### What you are asked to do
Report, word for word, every line of the material that contains "isinstance".

### Records for the exercise
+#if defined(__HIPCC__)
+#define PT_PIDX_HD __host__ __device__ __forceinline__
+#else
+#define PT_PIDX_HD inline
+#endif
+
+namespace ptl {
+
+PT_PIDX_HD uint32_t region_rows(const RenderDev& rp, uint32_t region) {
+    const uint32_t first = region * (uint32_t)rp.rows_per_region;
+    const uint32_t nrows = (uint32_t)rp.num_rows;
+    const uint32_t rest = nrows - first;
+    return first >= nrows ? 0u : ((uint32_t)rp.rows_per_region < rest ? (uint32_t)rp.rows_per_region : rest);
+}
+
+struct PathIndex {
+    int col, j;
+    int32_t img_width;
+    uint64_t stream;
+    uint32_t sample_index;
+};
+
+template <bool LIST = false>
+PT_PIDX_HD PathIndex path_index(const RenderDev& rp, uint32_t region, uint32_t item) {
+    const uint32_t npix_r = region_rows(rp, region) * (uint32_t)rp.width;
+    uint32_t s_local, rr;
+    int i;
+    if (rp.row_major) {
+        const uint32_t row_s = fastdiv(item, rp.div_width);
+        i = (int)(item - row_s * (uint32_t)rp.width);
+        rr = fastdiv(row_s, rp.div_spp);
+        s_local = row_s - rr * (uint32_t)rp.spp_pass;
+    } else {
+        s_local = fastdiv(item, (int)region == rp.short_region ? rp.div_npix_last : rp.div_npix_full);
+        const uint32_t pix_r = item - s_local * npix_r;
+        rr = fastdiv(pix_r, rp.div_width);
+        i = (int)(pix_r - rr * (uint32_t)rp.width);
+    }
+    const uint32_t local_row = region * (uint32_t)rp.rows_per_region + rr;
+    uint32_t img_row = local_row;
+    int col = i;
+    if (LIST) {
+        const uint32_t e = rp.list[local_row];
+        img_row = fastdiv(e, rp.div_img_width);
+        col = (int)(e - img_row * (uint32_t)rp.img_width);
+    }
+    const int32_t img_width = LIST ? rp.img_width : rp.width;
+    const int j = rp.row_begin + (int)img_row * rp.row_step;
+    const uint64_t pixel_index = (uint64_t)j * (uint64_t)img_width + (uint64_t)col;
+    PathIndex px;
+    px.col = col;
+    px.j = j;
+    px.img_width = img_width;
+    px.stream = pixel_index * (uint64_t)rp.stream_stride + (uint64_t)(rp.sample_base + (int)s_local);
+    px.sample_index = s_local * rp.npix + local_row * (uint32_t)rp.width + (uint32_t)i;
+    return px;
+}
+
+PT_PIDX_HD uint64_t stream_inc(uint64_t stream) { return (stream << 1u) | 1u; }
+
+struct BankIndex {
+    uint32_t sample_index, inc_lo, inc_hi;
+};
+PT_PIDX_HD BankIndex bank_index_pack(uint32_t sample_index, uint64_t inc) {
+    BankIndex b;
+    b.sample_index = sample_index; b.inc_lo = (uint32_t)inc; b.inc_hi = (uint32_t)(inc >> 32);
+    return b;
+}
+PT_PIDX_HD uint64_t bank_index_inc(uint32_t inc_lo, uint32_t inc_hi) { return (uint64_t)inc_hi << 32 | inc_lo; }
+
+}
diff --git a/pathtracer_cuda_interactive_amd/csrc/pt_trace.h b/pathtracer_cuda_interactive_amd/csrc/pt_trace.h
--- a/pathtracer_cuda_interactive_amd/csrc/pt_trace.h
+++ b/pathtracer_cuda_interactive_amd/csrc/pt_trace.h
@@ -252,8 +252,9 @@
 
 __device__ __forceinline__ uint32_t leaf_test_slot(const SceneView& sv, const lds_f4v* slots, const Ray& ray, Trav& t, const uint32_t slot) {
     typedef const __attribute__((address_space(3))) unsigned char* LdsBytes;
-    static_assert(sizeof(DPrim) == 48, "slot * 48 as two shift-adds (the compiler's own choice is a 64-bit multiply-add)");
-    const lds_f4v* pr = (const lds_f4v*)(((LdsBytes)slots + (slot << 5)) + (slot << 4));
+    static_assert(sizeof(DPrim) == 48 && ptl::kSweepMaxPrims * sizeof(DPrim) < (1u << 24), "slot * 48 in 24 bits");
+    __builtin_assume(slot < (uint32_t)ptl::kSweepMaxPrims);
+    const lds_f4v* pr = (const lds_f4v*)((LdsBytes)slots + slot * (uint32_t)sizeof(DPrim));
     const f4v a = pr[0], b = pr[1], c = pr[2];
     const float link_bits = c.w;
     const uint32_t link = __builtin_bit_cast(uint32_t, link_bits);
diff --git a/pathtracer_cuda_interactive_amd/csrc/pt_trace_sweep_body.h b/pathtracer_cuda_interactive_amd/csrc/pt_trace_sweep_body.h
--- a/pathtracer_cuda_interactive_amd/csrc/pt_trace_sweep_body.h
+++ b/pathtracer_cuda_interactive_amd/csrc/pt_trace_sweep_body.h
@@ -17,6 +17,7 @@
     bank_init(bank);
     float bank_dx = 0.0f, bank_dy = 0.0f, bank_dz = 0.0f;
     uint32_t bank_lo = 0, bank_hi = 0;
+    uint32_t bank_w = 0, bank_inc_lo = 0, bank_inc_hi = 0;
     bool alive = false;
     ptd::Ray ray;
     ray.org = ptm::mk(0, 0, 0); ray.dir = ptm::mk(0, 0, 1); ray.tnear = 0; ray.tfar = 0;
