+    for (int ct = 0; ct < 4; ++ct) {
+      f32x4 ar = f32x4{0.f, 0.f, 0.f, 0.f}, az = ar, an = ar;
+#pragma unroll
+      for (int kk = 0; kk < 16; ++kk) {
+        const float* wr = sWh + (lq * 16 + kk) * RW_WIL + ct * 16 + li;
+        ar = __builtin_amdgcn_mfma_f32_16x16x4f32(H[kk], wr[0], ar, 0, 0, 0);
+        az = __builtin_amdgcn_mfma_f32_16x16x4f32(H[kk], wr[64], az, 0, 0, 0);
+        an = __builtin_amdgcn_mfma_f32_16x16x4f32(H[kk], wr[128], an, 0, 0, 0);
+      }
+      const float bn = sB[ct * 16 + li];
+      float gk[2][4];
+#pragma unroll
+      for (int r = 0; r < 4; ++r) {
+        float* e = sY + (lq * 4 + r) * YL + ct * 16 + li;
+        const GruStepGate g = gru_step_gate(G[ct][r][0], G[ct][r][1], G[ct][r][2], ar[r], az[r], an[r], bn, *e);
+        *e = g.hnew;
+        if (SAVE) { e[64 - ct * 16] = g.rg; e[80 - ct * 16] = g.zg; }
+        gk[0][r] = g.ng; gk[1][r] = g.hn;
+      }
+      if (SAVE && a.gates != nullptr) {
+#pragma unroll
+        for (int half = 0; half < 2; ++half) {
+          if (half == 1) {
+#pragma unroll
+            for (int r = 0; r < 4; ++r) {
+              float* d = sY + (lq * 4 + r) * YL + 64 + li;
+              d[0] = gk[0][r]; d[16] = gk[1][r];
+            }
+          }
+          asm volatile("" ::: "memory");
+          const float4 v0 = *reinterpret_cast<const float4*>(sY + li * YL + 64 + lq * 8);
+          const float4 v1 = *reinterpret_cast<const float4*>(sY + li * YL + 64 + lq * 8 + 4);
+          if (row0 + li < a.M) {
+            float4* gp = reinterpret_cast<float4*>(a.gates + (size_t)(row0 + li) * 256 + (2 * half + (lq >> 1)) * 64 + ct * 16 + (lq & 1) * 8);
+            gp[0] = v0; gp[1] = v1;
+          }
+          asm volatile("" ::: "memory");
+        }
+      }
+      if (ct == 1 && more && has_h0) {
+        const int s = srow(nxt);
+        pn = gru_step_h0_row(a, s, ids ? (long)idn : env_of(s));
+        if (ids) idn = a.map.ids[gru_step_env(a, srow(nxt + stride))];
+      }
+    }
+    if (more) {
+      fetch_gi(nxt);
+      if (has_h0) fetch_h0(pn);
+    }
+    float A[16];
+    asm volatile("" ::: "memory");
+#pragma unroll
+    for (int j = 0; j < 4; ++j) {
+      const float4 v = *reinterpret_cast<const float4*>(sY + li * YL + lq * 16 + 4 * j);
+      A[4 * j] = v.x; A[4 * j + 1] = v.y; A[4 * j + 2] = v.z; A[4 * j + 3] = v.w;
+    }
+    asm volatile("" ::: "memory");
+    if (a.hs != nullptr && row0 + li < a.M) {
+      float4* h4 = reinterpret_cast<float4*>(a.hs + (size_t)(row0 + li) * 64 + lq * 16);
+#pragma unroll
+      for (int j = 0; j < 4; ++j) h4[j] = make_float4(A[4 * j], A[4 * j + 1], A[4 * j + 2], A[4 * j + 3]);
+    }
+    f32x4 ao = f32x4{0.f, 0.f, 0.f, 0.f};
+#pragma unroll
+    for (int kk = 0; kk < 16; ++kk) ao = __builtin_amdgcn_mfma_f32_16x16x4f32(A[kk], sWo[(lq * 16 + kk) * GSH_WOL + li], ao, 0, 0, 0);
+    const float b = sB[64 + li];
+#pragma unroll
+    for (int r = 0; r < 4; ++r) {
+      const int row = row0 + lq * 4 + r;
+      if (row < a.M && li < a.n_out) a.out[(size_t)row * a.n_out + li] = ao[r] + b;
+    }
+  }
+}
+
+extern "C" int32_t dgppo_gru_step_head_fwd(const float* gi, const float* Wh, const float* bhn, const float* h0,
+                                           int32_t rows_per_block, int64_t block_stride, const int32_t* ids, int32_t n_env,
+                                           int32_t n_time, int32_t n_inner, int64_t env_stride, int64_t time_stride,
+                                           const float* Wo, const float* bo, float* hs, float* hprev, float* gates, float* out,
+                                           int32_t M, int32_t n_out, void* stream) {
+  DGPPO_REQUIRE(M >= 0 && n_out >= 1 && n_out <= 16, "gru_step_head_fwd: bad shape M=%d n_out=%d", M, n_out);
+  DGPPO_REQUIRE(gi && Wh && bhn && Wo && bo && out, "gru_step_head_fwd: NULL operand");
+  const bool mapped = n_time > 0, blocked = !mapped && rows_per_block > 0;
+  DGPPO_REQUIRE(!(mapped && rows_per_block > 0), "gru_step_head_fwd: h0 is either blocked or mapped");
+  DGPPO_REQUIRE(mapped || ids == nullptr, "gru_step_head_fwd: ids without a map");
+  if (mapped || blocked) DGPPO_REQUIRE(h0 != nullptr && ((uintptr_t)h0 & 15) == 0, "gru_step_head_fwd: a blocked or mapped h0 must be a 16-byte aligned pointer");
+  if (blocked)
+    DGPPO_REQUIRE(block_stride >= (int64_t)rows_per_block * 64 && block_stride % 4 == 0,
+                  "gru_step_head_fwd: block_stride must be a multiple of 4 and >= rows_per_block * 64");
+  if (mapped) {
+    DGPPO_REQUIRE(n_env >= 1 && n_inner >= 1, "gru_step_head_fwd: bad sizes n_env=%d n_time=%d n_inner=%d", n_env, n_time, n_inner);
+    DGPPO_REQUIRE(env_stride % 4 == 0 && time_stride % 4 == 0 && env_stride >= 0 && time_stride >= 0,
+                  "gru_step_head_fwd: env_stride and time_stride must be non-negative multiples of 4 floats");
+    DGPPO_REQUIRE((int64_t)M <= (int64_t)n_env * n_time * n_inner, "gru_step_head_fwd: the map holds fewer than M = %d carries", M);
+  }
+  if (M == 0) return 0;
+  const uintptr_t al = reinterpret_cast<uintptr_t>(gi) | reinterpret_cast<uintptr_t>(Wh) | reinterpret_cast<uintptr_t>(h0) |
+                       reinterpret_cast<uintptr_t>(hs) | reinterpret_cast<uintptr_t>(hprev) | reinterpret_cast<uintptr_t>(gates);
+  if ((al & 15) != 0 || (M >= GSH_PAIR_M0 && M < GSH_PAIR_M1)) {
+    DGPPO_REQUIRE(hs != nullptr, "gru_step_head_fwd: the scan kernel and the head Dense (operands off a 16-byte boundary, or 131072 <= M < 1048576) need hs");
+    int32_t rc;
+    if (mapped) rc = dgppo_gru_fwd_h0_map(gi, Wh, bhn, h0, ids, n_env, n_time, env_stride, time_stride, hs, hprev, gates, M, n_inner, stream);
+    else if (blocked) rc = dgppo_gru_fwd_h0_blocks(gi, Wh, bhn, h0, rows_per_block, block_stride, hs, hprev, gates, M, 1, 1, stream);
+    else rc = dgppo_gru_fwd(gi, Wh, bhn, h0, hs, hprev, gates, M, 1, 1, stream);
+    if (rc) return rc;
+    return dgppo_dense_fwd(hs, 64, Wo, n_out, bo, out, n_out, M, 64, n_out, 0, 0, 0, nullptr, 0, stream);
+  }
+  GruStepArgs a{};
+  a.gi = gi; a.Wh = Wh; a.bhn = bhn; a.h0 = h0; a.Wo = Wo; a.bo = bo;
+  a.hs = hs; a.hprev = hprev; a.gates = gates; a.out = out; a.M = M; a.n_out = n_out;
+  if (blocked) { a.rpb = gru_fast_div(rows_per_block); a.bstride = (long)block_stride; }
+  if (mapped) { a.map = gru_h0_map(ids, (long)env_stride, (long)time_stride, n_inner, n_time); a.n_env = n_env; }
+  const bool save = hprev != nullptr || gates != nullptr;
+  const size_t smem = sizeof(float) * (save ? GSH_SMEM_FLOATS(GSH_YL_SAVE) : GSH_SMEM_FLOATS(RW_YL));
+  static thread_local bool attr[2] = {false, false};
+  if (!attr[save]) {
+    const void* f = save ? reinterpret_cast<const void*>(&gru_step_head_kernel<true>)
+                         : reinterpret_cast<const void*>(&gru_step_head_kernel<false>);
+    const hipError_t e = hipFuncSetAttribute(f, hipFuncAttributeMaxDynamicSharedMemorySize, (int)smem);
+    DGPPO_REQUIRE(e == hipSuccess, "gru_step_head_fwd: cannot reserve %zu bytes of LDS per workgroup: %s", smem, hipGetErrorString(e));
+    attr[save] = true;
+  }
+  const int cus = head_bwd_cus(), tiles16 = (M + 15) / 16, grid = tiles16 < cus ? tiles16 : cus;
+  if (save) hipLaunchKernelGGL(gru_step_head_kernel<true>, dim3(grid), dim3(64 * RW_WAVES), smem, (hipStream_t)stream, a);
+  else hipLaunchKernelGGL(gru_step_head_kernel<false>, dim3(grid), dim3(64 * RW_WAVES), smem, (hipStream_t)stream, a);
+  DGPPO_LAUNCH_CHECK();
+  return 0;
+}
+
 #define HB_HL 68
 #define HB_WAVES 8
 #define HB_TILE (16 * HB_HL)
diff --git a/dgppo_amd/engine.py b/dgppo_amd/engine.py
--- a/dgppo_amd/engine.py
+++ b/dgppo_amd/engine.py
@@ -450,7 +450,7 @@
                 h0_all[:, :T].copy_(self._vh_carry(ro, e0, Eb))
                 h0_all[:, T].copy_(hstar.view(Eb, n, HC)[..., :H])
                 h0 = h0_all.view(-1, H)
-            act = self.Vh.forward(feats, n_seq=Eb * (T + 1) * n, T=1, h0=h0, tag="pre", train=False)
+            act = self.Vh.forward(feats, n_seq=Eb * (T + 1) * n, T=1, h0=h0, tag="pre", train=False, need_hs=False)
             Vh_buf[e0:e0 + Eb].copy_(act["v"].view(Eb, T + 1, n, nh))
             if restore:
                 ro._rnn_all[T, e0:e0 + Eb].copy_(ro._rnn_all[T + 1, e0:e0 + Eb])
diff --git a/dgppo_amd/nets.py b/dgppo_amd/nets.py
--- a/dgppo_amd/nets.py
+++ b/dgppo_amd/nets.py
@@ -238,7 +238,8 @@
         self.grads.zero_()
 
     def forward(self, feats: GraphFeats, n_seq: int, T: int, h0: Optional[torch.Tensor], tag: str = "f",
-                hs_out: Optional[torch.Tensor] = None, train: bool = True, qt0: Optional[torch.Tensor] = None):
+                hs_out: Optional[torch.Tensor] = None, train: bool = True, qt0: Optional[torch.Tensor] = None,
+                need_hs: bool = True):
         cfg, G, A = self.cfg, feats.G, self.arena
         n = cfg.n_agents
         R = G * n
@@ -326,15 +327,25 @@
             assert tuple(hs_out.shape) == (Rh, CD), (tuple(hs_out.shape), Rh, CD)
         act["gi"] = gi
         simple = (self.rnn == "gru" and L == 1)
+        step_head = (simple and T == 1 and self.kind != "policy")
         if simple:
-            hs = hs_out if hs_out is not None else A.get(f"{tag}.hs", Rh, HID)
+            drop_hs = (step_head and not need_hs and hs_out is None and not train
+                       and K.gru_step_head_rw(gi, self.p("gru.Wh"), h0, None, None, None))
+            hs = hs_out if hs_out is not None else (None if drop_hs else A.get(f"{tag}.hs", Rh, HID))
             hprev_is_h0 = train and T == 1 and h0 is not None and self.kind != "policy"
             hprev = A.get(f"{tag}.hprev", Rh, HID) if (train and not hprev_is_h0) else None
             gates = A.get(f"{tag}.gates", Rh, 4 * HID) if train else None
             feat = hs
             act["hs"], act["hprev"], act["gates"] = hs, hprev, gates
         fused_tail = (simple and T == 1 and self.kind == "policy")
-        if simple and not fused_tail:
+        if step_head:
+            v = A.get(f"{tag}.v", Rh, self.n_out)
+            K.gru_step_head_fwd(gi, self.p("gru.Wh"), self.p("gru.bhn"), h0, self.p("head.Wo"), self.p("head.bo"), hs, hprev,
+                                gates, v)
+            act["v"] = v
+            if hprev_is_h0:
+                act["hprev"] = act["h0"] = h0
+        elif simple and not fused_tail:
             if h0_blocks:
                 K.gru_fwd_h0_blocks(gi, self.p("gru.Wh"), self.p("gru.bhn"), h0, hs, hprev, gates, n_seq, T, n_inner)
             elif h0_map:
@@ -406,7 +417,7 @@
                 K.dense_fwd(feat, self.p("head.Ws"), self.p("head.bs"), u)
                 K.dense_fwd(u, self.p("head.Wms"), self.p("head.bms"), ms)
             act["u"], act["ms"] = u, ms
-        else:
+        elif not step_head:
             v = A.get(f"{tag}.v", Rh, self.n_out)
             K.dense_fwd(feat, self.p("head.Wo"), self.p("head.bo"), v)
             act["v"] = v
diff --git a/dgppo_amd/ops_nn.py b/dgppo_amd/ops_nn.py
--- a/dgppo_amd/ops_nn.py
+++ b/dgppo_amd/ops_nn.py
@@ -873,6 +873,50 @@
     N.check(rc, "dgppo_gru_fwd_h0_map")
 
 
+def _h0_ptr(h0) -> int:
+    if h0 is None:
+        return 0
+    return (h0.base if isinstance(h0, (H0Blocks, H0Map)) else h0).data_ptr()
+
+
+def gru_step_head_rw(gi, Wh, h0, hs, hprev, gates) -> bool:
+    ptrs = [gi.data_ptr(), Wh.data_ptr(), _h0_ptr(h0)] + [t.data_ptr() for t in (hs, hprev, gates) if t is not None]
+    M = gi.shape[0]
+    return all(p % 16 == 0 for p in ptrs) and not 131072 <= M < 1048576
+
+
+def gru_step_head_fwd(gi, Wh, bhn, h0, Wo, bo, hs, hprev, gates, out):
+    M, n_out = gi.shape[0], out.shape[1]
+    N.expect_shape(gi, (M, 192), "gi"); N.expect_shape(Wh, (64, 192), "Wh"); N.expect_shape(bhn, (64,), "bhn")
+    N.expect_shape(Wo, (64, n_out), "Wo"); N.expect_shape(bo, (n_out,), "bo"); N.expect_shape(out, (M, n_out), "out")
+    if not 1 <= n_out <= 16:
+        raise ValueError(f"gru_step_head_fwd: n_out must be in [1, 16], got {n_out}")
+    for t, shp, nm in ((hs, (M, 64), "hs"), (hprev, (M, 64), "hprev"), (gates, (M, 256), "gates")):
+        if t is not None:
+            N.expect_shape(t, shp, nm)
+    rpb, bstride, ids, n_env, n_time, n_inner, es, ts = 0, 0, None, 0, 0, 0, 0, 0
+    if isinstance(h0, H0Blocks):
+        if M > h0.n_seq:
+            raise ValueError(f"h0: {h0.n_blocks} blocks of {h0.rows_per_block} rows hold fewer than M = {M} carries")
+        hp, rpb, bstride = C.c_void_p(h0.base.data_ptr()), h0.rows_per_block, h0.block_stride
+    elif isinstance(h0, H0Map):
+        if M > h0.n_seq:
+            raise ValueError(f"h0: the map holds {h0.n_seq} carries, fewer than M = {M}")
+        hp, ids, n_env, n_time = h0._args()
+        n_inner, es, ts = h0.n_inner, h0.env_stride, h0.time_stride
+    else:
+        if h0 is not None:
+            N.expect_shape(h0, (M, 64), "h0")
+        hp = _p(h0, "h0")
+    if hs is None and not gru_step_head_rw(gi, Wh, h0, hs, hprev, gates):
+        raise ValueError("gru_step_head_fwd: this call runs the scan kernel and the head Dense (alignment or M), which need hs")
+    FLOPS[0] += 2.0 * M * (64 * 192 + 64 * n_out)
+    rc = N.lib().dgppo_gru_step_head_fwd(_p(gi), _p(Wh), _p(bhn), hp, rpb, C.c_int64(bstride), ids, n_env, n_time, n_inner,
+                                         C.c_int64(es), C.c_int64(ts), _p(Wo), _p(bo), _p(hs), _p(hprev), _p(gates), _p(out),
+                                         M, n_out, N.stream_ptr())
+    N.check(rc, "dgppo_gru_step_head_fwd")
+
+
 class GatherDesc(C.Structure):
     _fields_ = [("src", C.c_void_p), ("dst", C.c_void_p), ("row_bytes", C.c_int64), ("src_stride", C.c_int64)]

### Response to this task
+    return (h0.base if isinstance(h0, (H0Blocks, H0Map)) else h0).data_ptr()
+    if isinstance(h0, H0Blocks):
+    elif isinstance(h0, H0Map):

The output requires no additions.